> **Task instructions**
Please return all lines in the listing holding the word "nullptr".

[Opening Data extract section]

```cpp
int member_loop(Ctx *c, int format, uint32_t flags, const uint8_t *d_in, uint64_t n, uint8_t *d_out, uint64_t cap, bool sizes_only,
                DecodeOutcome &oc, uint64_t base, uint64_t out_at, bool one_member, std::vector<lfx_member> *members,
                const lfx_dict *dict = nullptr) {
    (void)hipSetDevice(c->device);
    hipStream_t st = c->stream;
    bool first = base == 0;
    oc.consumed = base;
    oc.out_len = oc.delivered_len = out_at;
    int rc;
    if (!sizes_only && (rc = c->d_res.reserve(256))) return rc;
    if ((rc = c->d_small.reserve(70000))) return rc;
    for (;;) {
        uint64_t off0 = 0;
        uint64_t dict_hist = dict && format == LFX_DEFLATE ? dict->usable : 0;
        if (format != LFX_DEFLATE) {
            DecStream ds{base, n - base, 0, 0};
            DecHeader dh{};
            c->pin_reset();
            HIP_TRY(c->small_up(c->d_small.p, &ds, sizeof ds, st));
            if (dict)
                LAUNCH_TRY(launch_container_dict(st, 1, d_in, (const DecStream *)c->d_small.p,
                                                 (DecHeader *)((uint8_t *)c->d_small.p + 256), dict->id));
            else
            LAUNCH_TRY(launch_container(st, format, 1, d_in, (const DecStream *)c->d_small.p,
                                        (DecHeader *)((uint8_t *)c->d_small.p + 256)));
            HIP_TRY(c->small_down(&dh, (uint8_t *)c->d_small.p + 256, sizeof dh, st));
            HIP_TRY(c->small_sync(st));
            if (dh.status != 0) {
                if (!first && dh.status == 2) {
                    oc.consumed = n;
                    break;
                }
                oc.status = map_status(dh.status);
                oc.header_failed = first;
                oc.msg = format_error(dh.err, dh.a0, dh.a1);
                oc.consumed = base + dh.deflate_off;
                oc.out_len = oc.delivered_len = out_at;
                return LFX_OK;
            }
            off0 = dh.deflate_off;
            if (dict && (dh.flags & HDR_DICT)) dict_hist = dict->usable;
        }
        if (c->idx && !sizes_only) {
            c->idx->bit_base = base * 8;
            c->idx->out_base = out_at;
            c->idx->cand.push_back(IdxCand{(base + off0) * 8, (base + off0) * 8, out_at, IDX_BTYPE_READ});
        }
        MemberResult mr;
        if (sizes_only) rc = size_member(c, d_in + base, n - base, off0, mr);
        else {
            mr.ck_mode = ck_mode_of(format);
            mr.trailer_len = trailer_len(format);
            rc = inflate_member(c, d_in + base, n - base, off0, d_out + out_at, cap - out_at, mr, ~0ull, ~0ull, false, dict_hist,
                                dict_hist ? dict->d_win : nullptr);
        }
        if (rc) return rc;
        oc.out_len = out_at + mr.out_len;
        oc.delivered_len = out_at + mr.blk_out_start;
        oc.consumed = base + mr.end_byte;
        if (mr.status != LFX_OK) { oc.status = mr.status; oc.msg = mr.msg; return LFX_OK; }
        if (format != LFX_DEFLATE) {
            const uint64_t need = trailer_len(format);
            const uint64_t tpos = base + mr.end_byte;
            if (n - tpos < need) {
                oc.status = LFX_E_UNEXPECTED_EOF;
                oc.msg = "failed to fill whole buffer";
                oc.consumed = n;
                return LFX_OK;
            }
            oc.consumed = tpos + need;
            if (!sizes_only) {
                if ((rc = verify_trailer(c, format, d_in, tpos, need, d_out + out_at, mr, oc))) return rc;
                if (oc.status != LFX_OK) return LFX_OK;
            }
        }
        if (members) members->push_back(lfx_member{base, oc.consumed - base, out_at, mr.out_len});
        out_at = oc.out_len;
        if (one_member) { oc.more = true; break; }
        if (!(format == LFX_GZIP && (flags & LFX_DEC_MULTI))) break;
        base = oc.consumed;
        first = false;
    }
    oc.out_len = oc.delivered_len = out_at;
    return LFX_OK;
}

int decode_stream(Ctx *c, int format, uint32_t flags, const uint8_t *d_in, uint64_t n, uint8_t *d_out,
                  uint64_t cap, DecodeOutcome &oc, uint64_t base = 0, uint64_t out_at = 0, bool one_member = false,
                  std::vector<lfx_member> *members = nullptr, const lfx_dict *dict = nullptr) {
    return member_loop(c, format, flags, d_in, n, d_out, cap, false, oc, base, out_at, one_member, members, dict);
}

int parse_headers(Ctx *c, int format, const uint8_t *d_in, const std::vector<DecStream> &streams, std::vector<DecHeader> &hdrs,
                  size_t extra_bytes = 0, DecStream **d_streams = nullptr, DecHeader **d_hdrs = nullptr, const lfx_dict *dict = nullptr) {
    hipStream_t st = c->stream;
    const uint32_t count = (uint32_t)streams.size();
    const size_t sz_streams = sizeof(DecStream) * count, sz_hdr = sizeof(DecHeader) * count;
    int rc;
    if ((rc = c->d_dec_blocks.reserve(sz_streams + sz_hdr + extra_bytes))) return rc;
    DecStream *ds = (DecStream *)c->d_dec_blocks.p;
    DecHeader *dh = (DecHeader *)((uint8_t *)c->d_dec_blocks.p + sz_streams);
    HIP_TRY(hipMemcpyAsync(ds, streams.data(), sz_streams, hipMemcpyHostToDevice, st));
    if (dict && format == LFX_ZLIB) LAUNCH_TRY(launch_container_dict(st, count, d_in, ds, dh, dict->id));
    else LAUNCH_TRY(launch_container(st, format, count, d_in, ds, dh));
    hdrs.assign(count, DecHeader{});
    if (format != LFX_DEFLATE) {
        HIP_TRY(hipMemcpyAsync(hdrs.data(), dh, sz_hdr, hipMemcpyDeviceToHost, st));
// ... 1499 lines not shown
```

### libflate_amd/csrc/lfx_decode.h

```cpp
#pragma once
#include <hip/hip_runtime.h>
#include <stdint.h>

#include "lfx_common.h"
#include "lfx_blk.h"

namespace lfx {
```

[Closing Data extract section]

> **Solution to this task**
                const lfx_dict *dict = nullptr) {
                                dict_hist ? dict->d_win : nullptr);
                  std::vector<lfx_member> *members = nullptr, const lfx_dict *dict = nullptr) {
                  size_t extra_bytes = 0, DecStream **d_streams = nullptr, DecHeader **d_hdrs = nullptr, const lfx_dict *dict = nullptr) {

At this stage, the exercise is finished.